The data ->
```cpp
static __global__ __launch_bounds__(256) void p6_pack_rows_kernel(const float* __restrict__ x, const float* __restrict__ x2, int R, int K,
                                                           long long ld, int gated, int rows_img, int nks, unsigned char* __restrict__ img) {
  p6_pack_rows_element((size_t)blockIdx.x * blockDim.x + threadIdx.x, x, x2, R, K, ld, gated, rows_img, nks, img);
}

static __global__ __launch_bounds__(256) void p6_pack_cols_kernel(const float* __restrict__ x, const float* __restrict__ x2, int Kd, int R,
                                                           long long ld, int ones_row, int rows_img, int nks, unsigned char* __restrict__ img) {
  p6_pack_cols_element((size_t)blockIdx.x * blockDim.x + threadIdx.x, x, x2, Kd, R, ld, ones_row, rows_img, nks, img);
}

template <int EPI, int BN_ = 128, bool TA = false>
static int launch_gemm_p6(GemmArgs& g, int nz, hipStream_t stream, const char* what) {
  static bool attr_done = false;
  if (!attr_done) {
    (void)hipFuncSetAttribute((const void*)gemm_p6_kernel<EPI, BN_, TA>, hipFuncAttributeMaxDynamicSharedMemorySize, p6_lds_bytes(BN_));
    attr_done = true;
  }
  constexpr bool GATED = (EPI == EPI_GATED || EPI == EPI_RAW_GATED);
  g.tiles_m = cdiv(g.M, BM);
  g.tiles_n = cdiv(g.N, GATED ? 64 : BN_);
  dim3 grid(g.tiles_m * g.tiles_n, 1, nz);
  if (g.sk_local > 0) {
    if (g.sk_local != nz || g.ksplit <= 0) { set_error("%s: XCD-local split needs sk_local == nz and a split contraction", what); return EVAE_EINVAL; }
    grid = dim3(8 * cdiv(nz, 8) * g.tiles_m * g.tiles_n, 1, 1);
  }
  gemm_p6_kernel<EPI, BN_, TA><<<grid, 256, p6_lds_bytes(BN_), stream>>>(g);
  return check_launch(what);
}

}
```

exemplar-vae_amd/evae/_lib.py:

```python
import ctypes as C
import os

_HERE = os.path.dirname(os.path.abspath(__file__))
LIB_PATH = os.environ.get("EVAE_LIB_PATH") or os.path.join(os.path.dirname(_HERE), "csrc", "libevae_hip.so")

_p = C.c_void_p
_i = C.c_int
_f = C.c_float
_d = C.c_double
_z = C.c_size_t
_l = C.c_int64
_u = C.c_uint


class ConvDesc(C.Structure):
    _fields_ = [(n, C.c_int) for n in ("N", "C", "H", "W", "Co", "KH", "KW", "stride", "pad")]


class WtJob(C.Structure):
    _fields_ = [("w1", C.c_void_p), ("w2", C.c_void_p), ("dst", C.c_void_p), ("N", C.c_int), ("K", C.c_int), ("ldt", C.c_int)]


class CtlJob(C.Structure):
    _fields_ = [("stage0", C.c_void_p), ("stage1", C.c_void_p), ("ctl", C.c_void_p), ("bytes", C.c_size_t), ("state", C.c_void_p),
# ... 45 lines not shown
    "evae_mixture_lse_fwd_workspace_bytes": (_z, [_i, _i, _i]),
    "evae_mixture_lse_fwd": (_i, [_p, _i, _p, _p, _i, _i, _f, _p, _p, _p, _p, _z, _p]),
    "evae_mixture_lse_bwd_workspace_bytes": (_z, [_i, _i, _i]),
    "evae_mixture_lse_bwd": (_i, [_p, _i, _p, _p, _i, _i, _p, _p, _p, _p, _p, _p, _z, _p]),
    "evae_pseudo_inputs_fwd": (_i, [_p, _i, _i, _p, _p]),
    "evae_pseudo_inputs_bwd": (_i, [_p, _p, _i, _i, _p, _p]),
    "evae_pairdist_topk_workspace_bytes": (_z, [_i, _i, _i, _i]),
    "evae_pairdist_topk": (_i, [_p, _i, _p, _i, _i, _i, _u, _l, _p, _p, _p, _z, _p]),
    "evae_pairwise_distance": (_i, [_p, _i, _p, _i, _i, _p, _p]),
    "evae_topk_merge": (_i, [_p, _p, _i, _i, _i, _p, _p, _p]),
    "evae_select_exemplars": (_i, [_p, _i, _p, _i, _p, _p, _p, _p]),
    "evae_dense_fwd_workspace_bytes": (_z, [_i, _i, _i, _i]),
    "evae_gated_dense_fwd": (_i, [_p, _p, _i, _i, _i, _p, _p, _p, _p, _i, _p, _p, _p, _p, _z, _p]),
    "evae_linear_fwd": (_i, [_p, _p, _i, _i, _i, _p, _p, _i, _i, _f, _f, _p, _p, _p, _z, _p]),
    "evae_heads_reparam_fwd_workspace_bytes": (_z, [_i, _i, _i]),
    "evae_heads_reparam_fwd": (_i, [_p, _i, _i, _i, _p, _p, _p, _p, _i, _f, _f, _p, _p, _p, _p, _p, _p, _p, _z, _p]),
    "evae_heads_reparam_fwd_bcast_applies": (_i, [_i, _i, _i, _i]),
    "evae_heads_reparam_fwd_bcast": (_i, [_p, _i, _i, _i, _p, _p, _p, _p, _i, _f, _f, _p, _p, _p, _p, _p, _p, _p, _p, _i, _p]),
    "evae_heads_density_fwd": (_i, [_p, _i, _i, _i, _p, _p, _p, _p, _i, _f, _f, _p, _p, _p, _p, _p, _p, _z, _p]),
    "evae_log_normal_diag_bwd_hardtanh": (_i, [_p, _p, _p, _p, _f, _f, _p, _i, _i, _p, _p, _p, _p]),
    "evae_dense_bwd_data_wt_bytes": (_z, [_i, _i, _i]),
    "evae_dense_bwd_data_wt_ld": (_i, [_i]),
    "evae_dense_bwd_data_wt": (_i, [_p, _p, _p, _p, _i, _i, _i, _i, _p, _p, _p, _p, _i, _p, _p, _z, _p]),
    "evae_dense_bwd_data_workspace_bytes": (_z, [_i, _i, _i, _i]),
    "evae_dense_bwd_data": (_i, [_p, _p, _p, _p, _i, _i, _i, _i, _p, _p, _p, _p, _i, _p, _z, _p]),
    "evae_dense_bwd_weight_workspace_bytes": (_z, [_i, _i, _i]),
    "evae_dense_bwd_weight": (_i, [_p, _i, _i, _i, _p, _p, _i, _i, _p, _p, _i, _p, _z, _p]),
    "evae_dense_bwd_weight_phased": (_i, [_p, _i, _i, _i, _p, _p, _i, _i, _p, _p, _i, _p, _z, _i, _p]),
    "evae_dense_u8_supported": (_i, [_i, C.c_longlong]),
    "evae_dense_u8_prepared_bytes": (_z, [_i, _i]),
    "evae_dense_u8_prepare": (_i, [_p, _p, _i, _i, _p, _z, _p]),
    "evae_gated_dense_fwd_u8": (_i, [_p, _p, _i, _i, C.c_longlong, _f, _p, _p, _p, _i, _p, _p, _p]),
    "evae_dense_bwd_weight_u8_workspace_bytes": (_z, [_i, _i, _i]),
    "evae_dense_bwd_weight_u8": (_i, [_p, _i, _i, C.c_longlong, _p, _p, _i, C.c_longlong, _f, _p, _p, _p, _z, _p]),
    "evae_dense_bwd_weight_u8_phased": (_i, [_p, _i, _i, C.c_longlong, _p, _p, _i, C.c_longlong, _f, _p, _p, _p, _z, _i, _p]),
    "evae_dense_bwd_weight_u8_images": (_i, [_i, _i, _i, C.POINTER(C.c_size_t), C.POINTER(C.c_int)]),
    "evae_broadcast_scalar": (_i, [_p, _p, _i, _p]),
    "evae_sum_small": (_i, [_p, _i, _p, _p]),
    "evae_thin_configure": (_i, [_i]),
    "evae_p6_nks": (_i, [_i]),
    "evae_p6_nks_rows": (_i, [_i]),
    "evae_p6_image_bytes": (_z, [_i, _i]),
    "evae_gemm_p6_applies": (_i, [_i, _i, _i]),
    "evae_p6_pack_rows": (_i, [_p, _p, _i, _i, C.c_longlong, _i, _p, _z, _p]),
    "evae_p6_pack_cols": (_i, [_p, _p, _i, _i, C.c_longlong, _i, _i, _p, _z, _p]),
    "evae_p6_fill_row": (_i, [_p, _i, _i, _f, _i, _i, _p]),
    "evae_gated_dense_fwd_timg": (_i, [_p, _p, _i, _i, _i, _p, _p, _p, _p, _i, _p, _p, _p, _p, _i, _i, _i, _p, _z, _p]),
    "evae_gated_dense_fwd_u8_timg": (_i, [_p, _p, _i, _i, C.c_longlong, _f, _p, _p, _p, _i, _p, _p, _p, _i, _i, _i, _p]),
    "evae_dense_bwd_data_timg": (_i, [_p, _p, _p, _p, _i, _i, _i, _i, _p, _p, _p, _p, _i, _p, _p, _i, _i, _i, _p, _z, _p]),
    "evae_gated_dense_fwd_p6t": (_i, [_p, _i, _i, _i, _p, _p, _p, _i, _p, _p, _p]),
    "evae_dense_bwd_data_p6t": (_i, [_p, _i, _i, _i, _p, _i, _p, _p, _p, _p, _i, _p, _i, _i, _p]),
    "evae_dense_bwd_weight_p6_workspace_bytes": (_z, [_i, _i, _i]),
    "evae_dense_bwd_weight_p6": (_i, [_p, _p, _i, _i, _i, _p, _p, _p, _z, _p]),
    "evae_dense_bwd_data_img": (_i, [_p, _p, _p, _p, _i, _i, _i, _i, _p, _p, _p, _i, _i, _p, _p, _z, _p]),
    "evae_dense_bwd_weight_group": (_i, [_p, _i, _p]),
    "evae_dense_bwd_weight_finish_group": (_i, [_p, _i, _p]),
    "evae_gated_dense_bwd_input": (_i, [_p, _p, _p, _i, _i, _p, _p, _i, _p]),
    "evae_gated_dense_bwd_input_ld": (_i, [_p, _i, _p, _p, _i, _i, _p, _p, _i, _p]),
    "evae_gather_rows": (_i, [_p, _p, _p, _i, _i, _p, _p]),
    "evae_gated_dense_bwd": (_i, [_p, _i, _p, _p, _i, _i, _p, _p, _i, _p, _i, _p, _i, _p, _z, _p]),
    "evae_act_bwd": (_i, [_p, _p, _z, _i, _f, _f, _p, _p]),
    "evae_conv2d_workspace_bytes": (_z, [_p, _i, _i]),
    "evae_conv2d_fwd": (_i, [_p, _p, _p, _p, _p, _p, _i, _f, _f, _p, _p, _p, _p, _z, _p]),
    "evae_conv2d_bwd_data": (_i, [_p, _p, _p, _p, _p, _p, _p, _z, _p]),
    "evae_conv2d_bwd_weight": (_i, [_p, _p, _p, _p, _p, _p, _p, _z, _p]),
    "evae_conv2d_cl_supported": (_i, [_p, _i, _i]),
    "evae_conv2d_cl_dy_stride": (_i, [_i]),
    "evae_conv2d_cl_workspace_bytes": (_z, [_p, _i, _i]),
    "evae_conv2d_cl_fwd": (_i, [_p, _p, _p, _p, _p, _p, _i, _f, _f, _p, _p, _p, _p, _z, _p]),
    "evae_conv2d_cl_bwd_data": (_i, [_p, _p, _p, _p, _p, _p, _z, _p]),
    "evae_conv2d_cl_bwd_weight": (_i, [_p, _p, _p, _i, _p, _p, _p, _z, _p]),
    "evae_gemm_x6_configure": (_i, [_i, _i]),
    "evae_gemm_x6_applies": (_i, [_i, _i, _i]),
    "evae_elu_fwd": (_i, [_p, _z, _p, _p]),
    "evae_conv2d_cl_res_supported": (_i, [_p]),
    "evae_conv2d_cl_fwd_res": (_i, [_p, _p, _p, _p, _p, _p, _p, _z, _p]),
    "evae_conv2d_cl_bwd_data_res": (_i, [_p, _p, _p, _p, _p, _p, _p, _z, _p]),
    "evae_cw_image_bytes": (_z, [C.c_longlong, _i]),
    "evae_cw_supported": (_i, [_p, _i]),
    "evae_cw_workspace_bytes": (_z, [_p, _i]),
    "evae_cw_pack_image": (_i, [_p, _i, _i, _i, _i, _i, _p, _p]),
    "evae_cw_fwd_gated": (_i, [_p, _p, _p, _p, _p, _p, _p, _i, _p, _p, _p, _z, _p]),
    "evae_cw_bwd_data_gate": (_i, [_p, _i, _p, _p, _p, _p, _p, _p, _p, _p, _z, _p]),
    "evae_cw_gate_bwd_image": (_i, [_p, _p, _i, _p, _i, _i, _i, _i, _p, _p, _p]),
    "evae_cw_bwd_weight": (_i, [_p, _i, _p, _p, _p, _p, _p, _z, _p]),
    "evae_cw_res_supported": (_i, [_p]),
    "evae_cw_res_fwd": (_i, [_p, _p, _p, _p, _p, _p, _p, _p, _z, _p]),
    "evae_cw_res_bwd_data": (_i, [_p, _p, _p, _p, _p, _p, _p, _p, _z, _p]),
    "evae_cw_bwd_weight_plain": (_i, [_p, _p, _p, _p, _p, _p, _z, _p]),
    "evae_cw_first_fwd": (_i, [_p, _p, _p, _p, _p, _p, _p, _i, _p, _p, _p]),
    "evae_cw_first_workspace_bytes": (_z, []),
    "evae_cw_first_bwd_weight": (_i, [_p, _p, _p, _p, _p, _p, _z, _p]),
    "evae_cw_res_run_fwd": (_i, [_p, _i, _p, _p, _p, _p, _p, _p, _p]),
    "evae_cw_res_run_bwd": (_i, [_p, _i, _p, _p, _p, _p, _p, _p, _p, _p, _p, _z, _p]),
    "evae_cw_res_pack_filters": (_i, [_p, _i, _p, _p, _p, _p]),
    "evae_cw_plain_supported": (_i, [_p, _i]),
    "evae_cw_plain_workspace_bytes": (_z, [_p, _i]),
    "evae_cw_pack_image_ex": (_i, [_p, C.c_longlong, _i, _i, _p, C.c_longlong, _i, _i, _i, _i, _i, _p, _p]),
    "evae_cw_upsample2_bwd": (_i, [_p, C.c_longlong, _i, _i, _i, _i, _p, _p]),
    "evae_cw_plain_fwd": (_i, [_p, _p, _p, _p, _i, _p, _i, _p, _i, _p, _z, _p]),
    "evae_cw_plain_bwd_data": (_i, [_p, _i, _p, _p, _p, _i, _p, _p, _z, _p]),
    "evae_weight_norm_set_fwd": (_i, [_i, _p, _p, _p, _p, _p, _p]),
    "evae_weight_norm_set_bwd": (_i, [_i, _p, _p, _p, _p, _p, _p, _p, _p]),
    "evae_reparam_logq_fwd": (_i, [_p, _p, _p, _i, _i, _p, _p, _p]),
    "evae_reparam_logq_bwd": (_i, [_p, _p, _p, _p, _p, _p, _i, _i, _p, _p, _p]),
    "evae_reparam_logq_bwd_hardtanh": (_i, [_p, _p, _p, _p, _p, _p, _p, _p, _f, _f, _i, _i, _p, _p, _p]),
# ... 81 lines not shown
```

Task requirements -> For the listing above, state how many lines hold the string "shown", giving the number alone.

Solution to this task -> 2